Data START

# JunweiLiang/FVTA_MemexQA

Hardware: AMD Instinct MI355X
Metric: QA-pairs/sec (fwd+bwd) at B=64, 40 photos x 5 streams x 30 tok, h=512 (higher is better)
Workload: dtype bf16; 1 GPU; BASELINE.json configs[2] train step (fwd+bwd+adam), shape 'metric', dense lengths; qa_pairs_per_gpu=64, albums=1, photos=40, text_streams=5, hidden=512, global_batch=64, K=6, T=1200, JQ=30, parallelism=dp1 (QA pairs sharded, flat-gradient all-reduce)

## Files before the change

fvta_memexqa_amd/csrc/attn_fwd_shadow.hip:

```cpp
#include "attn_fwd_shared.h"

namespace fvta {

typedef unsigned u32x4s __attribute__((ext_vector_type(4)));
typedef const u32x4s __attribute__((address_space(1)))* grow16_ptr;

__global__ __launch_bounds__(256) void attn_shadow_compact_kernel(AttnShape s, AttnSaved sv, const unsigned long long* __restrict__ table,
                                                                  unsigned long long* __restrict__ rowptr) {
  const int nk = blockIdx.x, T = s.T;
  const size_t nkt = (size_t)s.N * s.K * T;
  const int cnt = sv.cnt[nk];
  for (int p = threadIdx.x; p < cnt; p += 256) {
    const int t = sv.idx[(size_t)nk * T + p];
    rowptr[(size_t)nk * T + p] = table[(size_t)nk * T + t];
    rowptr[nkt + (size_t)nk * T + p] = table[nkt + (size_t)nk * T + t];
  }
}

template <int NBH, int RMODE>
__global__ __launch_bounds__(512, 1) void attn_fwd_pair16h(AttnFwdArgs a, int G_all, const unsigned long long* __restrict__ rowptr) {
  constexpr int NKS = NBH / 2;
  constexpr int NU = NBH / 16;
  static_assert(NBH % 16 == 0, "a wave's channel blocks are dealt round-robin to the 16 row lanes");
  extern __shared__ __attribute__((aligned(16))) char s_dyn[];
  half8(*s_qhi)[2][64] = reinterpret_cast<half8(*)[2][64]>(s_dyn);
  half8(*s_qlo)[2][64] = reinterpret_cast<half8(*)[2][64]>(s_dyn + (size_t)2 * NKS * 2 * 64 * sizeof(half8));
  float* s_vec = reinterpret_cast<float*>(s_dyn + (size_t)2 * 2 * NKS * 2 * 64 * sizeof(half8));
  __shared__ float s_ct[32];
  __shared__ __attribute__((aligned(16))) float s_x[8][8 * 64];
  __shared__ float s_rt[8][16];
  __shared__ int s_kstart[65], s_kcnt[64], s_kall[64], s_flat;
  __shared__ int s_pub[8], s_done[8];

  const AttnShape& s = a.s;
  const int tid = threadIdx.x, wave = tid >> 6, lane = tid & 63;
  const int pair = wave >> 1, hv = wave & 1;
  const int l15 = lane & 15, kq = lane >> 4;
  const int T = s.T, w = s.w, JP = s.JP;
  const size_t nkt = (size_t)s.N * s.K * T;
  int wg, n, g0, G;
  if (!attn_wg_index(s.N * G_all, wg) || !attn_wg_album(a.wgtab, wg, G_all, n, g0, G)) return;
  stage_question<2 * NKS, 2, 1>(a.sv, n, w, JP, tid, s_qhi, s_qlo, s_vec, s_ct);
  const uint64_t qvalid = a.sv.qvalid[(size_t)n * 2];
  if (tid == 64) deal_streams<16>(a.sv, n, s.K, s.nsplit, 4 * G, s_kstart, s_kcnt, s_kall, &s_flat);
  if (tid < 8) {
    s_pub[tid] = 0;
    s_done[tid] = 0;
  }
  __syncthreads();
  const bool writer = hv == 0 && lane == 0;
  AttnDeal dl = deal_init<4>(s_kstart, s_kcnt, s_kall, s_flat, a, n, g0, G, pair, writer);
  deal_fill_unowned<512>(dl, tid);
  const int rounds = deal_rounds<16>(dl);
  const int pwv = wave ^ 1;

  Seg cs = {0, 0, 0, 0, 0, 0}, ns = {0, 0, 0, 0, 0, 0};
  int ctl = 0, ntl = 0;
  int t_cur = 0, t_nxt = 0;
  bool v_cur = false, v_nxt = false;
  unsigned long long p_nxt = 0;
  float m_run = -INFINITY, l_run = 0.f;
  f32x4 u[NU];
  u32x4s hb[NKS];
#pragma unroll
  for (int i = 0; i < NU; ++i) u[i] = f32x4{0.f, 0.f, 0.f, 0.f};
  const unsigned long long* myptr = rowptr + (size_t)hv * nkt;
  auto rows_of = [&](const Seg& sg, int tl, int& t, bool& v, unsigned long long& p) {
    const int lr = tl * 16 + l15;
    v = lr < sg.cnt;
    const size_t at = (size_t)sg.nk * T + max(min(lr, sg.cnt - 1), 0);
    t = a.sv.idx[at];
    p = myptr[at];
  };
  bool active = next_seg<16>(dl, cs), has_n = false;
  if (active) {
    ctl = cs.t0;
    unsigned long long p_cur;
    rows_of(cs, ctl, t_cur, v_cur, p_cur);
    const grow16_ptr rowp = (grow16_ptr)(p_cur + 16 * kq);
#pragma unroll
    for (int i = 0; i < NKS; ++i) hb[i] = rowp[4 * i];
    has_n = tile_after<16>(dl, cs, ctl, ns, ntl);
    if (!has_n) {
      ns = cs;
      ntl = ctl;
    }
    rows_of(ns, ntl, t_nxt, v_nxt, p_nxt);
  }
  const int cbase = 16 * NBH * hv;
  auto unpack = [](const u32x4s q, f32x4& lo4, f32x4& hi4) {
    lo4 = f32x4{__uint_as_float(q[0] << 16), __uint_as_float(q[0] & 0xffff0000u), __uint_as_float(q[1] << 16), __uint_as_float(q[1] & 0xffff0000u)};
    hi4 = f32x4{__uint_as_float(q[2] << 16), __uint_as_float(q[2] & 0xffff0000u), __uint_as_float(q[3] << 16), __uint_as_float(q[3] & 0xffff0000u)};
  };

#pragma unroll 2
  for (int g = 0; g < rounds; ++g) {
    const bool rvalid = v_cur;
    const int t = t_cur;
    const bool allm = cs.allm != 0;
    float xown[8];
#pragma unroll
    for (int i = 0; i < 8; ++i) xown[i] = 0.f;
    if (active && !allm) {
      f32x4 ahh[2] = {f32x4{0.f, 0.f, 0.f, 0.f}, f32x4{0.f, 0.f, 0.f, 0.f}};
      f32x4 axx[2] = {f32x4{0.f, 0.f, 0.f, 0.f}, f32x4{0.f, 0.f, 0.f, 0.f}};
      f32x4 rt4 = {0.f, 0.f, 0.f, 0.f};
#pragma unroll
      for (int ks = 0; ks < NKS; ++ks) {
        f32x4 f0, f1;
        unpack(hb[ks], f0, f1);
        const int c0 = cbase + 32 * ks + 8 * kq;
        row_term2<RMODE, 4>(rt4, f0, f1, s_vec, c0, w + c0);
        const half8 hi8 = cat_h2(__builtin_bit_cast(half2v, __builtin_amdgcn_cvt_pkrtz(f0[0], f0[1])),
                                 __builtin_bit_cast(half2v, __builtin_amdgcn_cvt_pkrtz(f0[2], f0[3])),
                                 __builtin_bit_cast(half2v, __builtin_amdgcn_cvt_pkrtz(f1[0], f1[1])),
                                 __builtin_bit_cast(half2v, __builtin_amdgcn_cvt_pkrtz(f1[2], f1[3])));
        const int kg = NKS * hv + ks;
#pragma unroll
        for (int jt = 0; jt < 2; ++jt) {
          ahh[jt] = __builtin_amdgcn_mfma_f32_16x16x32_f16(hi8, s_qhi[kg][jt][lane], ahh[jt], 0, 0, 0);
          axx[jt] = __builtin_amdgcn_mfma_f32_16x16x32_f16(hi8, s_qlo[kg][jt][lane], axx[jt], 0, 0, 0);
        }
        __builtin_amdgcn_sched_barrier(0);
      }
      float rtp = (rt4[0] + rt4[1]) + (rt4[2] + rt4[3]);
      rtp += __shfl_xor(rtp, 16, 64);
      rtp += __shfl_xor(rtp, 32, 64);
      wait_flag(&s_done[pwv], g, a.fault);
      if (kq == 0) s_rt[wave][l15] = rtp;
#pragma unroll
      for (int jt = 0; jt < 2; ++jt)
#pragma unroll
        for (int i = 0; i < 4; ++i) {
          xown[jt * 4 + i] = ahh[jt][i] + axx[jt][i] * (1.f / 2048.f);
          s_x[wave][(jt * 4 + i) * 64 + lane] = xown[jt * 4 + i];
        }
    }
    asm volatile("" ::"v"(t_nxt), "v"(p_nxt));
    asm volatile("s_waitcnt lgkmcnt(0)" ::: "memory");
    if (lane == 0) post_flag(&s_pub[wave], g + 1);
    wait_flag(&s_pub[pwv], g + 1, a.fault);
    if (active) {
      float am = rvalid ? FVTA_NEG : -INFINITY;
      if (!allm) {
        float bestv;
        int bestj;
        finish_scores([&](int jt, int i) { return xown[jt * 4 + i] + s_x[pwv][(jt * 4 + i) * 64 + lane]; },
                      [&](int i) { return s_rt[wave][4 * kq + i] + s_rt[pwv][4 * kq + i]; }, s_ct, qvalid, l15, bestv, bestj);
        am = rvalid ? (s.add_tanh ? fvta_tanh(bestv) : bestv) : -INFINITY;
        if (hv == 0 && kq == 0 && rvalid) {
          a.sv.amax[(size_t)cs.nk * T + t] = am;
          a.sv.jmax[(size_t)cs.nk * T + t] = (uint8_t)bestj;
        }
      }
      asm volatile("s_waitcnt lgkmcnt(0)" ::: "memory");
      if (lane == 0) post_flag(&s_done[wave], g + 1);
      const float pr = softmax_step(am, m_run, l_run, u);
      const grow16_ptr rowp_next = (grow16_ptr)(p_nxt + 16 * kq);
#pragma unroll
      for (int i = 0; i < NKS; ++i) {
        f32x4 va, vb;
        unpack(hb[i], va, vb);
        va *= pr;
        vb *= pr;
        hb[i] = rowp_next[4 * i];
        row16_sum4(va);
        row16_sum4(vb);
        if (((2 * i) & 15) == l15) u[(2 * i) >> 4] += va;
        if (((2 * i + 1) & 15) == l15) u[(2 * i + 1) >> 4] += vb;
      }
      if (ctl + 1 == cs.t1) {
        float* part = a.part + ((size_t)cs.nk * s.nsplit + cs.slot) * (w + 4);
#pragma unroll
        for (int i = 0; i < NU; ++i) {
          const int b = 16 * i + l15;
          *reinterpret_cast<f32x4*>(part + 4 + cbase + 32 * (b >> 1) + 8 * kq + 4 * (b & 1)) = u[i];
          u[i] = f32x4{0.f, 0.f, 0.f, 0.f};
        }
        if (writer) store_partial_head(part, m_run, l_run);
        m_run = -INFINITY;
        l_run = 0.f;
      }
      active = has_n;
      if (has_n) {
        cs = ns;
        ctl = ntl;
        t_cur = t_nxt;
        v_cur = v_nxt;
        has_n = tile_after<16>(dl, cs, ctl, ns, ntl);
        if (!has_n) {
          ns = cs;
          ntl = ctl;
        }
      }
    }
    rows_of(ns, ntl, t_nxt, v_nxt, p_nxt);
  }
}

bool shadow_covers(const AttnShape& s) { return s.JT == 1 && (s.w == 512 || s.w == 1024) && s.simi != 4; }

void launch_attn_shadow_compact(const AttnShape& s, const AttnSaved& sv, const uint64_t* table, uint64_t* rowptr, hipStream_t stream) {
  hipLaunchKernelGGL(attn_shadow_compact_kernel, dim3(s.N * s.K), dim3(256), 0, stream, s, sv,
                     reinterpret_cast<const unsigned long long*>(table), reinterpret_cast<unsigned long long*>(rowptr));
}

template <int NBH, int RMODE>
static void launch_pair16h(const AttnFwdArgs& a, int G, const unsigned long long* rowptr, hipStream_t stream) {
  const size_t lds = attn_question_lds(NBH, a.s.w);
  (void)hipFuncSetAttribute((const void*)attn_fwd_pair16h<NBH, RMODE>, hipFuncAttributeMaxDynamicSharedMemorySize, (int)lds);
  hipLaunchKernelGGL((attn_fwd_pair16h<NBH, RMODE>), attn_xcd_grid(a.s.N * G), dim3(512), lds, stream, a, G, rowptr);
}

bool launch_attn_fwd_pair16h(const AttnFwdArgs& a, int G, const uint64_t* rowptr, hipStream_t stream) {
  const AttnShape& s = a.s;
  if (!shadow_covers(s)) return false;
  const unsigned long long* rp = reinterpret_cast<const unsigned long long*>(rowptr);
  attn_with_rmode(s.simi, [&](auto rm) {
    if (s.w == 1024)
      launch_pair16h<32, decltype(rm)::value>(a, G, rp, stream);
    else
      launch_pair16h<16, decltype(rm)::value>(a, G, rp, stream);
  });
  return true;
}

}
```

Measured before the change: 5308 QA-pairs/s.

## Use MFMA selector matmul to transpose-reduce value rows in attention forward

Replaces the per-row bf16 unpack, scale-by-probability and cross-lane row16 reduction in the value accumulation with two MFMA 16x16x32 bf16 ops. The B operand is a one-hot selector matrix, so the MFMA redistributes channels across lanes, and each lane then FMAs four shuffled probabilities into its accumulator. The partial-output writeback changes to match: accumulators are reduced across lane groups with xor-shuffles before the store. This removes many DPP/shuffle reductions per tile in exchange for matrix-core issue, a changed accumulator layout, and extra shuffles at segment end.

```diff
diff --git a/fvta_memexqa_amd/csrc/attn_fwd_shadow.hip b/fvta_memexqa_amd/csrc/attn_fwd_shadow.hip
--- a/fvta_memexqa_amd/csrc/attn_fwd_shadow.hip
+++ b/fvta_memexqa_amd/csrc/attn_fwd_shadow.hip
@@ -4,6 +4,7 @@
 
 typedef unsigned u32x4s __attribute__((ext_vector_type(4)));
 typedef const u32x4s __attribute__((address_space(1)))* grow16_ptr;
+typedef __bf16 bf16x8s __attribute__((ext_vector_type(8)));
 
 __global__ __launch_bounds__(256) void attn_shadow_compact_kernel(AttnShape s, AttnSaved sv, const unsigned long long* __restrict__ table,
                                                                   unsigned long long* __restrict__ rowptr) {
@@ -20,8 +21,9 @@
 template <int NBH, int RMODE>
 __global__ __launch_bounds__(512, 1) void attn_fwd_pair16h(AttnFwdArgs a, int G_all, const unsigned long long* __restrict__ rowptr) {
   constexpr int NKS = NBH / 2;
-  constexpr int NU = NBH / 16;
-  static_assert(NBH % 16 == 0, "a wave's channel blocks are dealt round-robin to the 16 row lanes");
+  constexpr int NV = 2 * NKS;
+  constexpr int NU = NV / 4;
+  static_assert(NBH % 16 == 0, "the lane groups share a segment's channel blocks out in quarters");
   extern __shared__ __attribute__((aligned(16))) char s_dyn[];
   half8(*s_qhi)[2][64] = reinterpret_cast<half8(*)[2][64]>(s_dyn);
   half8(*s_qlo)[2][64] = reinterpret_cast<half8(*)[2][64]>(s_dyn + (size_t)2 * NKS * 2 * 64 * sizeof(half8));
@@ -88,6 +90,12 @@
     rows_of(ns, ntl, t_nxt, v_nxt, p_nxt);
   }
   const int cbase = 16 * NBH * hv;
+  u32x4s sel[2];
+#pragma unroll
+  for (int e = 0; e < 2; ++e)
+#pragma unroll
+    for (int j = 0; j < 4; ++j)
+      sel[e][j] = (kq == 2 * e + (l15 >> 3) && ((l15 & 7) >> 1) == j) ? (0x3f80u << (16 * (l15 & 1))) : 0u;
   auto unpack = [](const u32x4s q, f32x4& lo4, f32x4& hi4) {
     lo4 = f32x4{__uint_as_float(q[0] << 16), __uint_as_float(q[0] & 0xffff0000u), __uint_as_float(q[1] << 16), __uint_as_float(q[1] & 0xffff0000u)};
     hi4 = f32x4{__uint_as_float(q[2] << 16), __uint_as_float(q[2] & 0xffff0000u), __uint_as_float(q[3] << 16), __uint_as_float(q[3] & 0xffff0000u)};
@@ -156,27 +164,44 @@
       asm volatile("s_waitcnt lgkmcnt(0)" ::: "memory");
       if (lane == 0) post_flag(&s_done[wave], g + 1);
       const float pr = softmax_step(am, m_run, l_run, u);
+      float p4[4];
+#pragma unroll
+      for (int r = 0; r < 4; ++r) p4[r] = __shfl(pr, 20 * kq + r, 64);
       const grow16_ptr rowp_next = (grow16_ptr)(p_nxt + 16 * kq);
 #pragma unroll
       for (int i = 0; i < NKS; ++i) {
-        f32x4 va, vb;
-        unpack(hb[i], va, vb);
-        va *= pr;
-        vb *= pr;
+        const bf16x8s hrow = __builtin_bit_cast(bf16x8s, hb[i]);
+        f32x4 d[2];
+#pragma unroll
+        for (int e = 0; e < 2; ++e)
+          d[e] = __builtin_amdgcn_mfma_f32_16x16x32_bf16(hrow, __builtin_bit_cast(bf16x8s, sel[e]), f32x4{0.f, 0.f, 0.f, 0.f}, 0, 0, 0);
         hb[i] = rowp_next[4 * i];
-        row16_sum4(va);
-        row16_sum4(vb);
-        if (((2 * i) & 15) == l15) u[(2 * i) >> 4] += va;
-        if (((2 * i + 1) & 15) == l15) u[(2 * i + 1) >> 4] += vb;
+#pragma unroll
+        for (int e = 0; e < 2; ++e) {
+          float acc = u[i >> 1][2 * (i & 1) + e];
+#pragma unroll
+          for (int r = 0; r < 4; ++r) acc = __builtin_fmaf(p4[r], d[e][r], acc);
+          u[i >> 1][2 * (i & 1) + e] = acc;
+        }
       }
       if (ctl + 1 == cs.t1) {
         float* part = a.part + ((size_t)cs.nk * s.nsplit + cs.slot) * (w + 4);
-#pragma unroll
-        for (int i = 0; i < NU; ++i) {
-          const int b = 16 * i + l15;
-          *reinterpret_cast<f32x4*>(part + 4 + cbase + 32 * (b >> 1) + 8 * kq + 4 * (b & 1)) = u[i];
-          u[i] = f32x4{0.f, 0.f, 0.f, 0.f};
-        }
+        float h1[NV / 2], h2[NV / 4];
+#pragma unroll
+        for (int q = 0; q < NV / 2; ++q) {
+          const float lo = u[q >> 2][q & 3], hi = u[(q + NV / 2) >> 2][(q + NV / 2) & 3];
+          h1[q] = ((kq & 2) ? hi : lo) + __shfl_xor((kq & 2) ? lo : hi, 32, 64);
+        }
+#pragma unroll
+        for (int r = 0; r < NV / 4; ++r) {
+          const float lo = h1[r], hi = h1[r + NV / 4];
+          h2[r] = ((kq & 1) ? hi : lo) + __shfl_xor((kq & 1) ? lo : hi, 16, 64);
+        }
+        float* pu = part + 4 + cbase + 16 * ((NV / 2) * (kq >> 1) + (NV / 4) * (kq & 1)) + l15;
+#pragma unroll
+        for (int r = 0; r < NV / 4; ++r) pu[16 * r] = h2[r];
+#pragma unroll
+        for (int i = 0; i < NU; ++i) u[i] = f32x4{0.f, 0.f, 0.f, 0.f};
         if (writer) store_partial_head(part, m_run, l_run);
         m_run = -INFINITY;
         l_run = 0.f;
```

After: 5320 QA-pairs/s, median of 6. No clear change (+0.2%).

Data END

> [Work instruction] From the data above, say how many lines include "allm", and write nothing but the number.

> [Output of the exercise] 3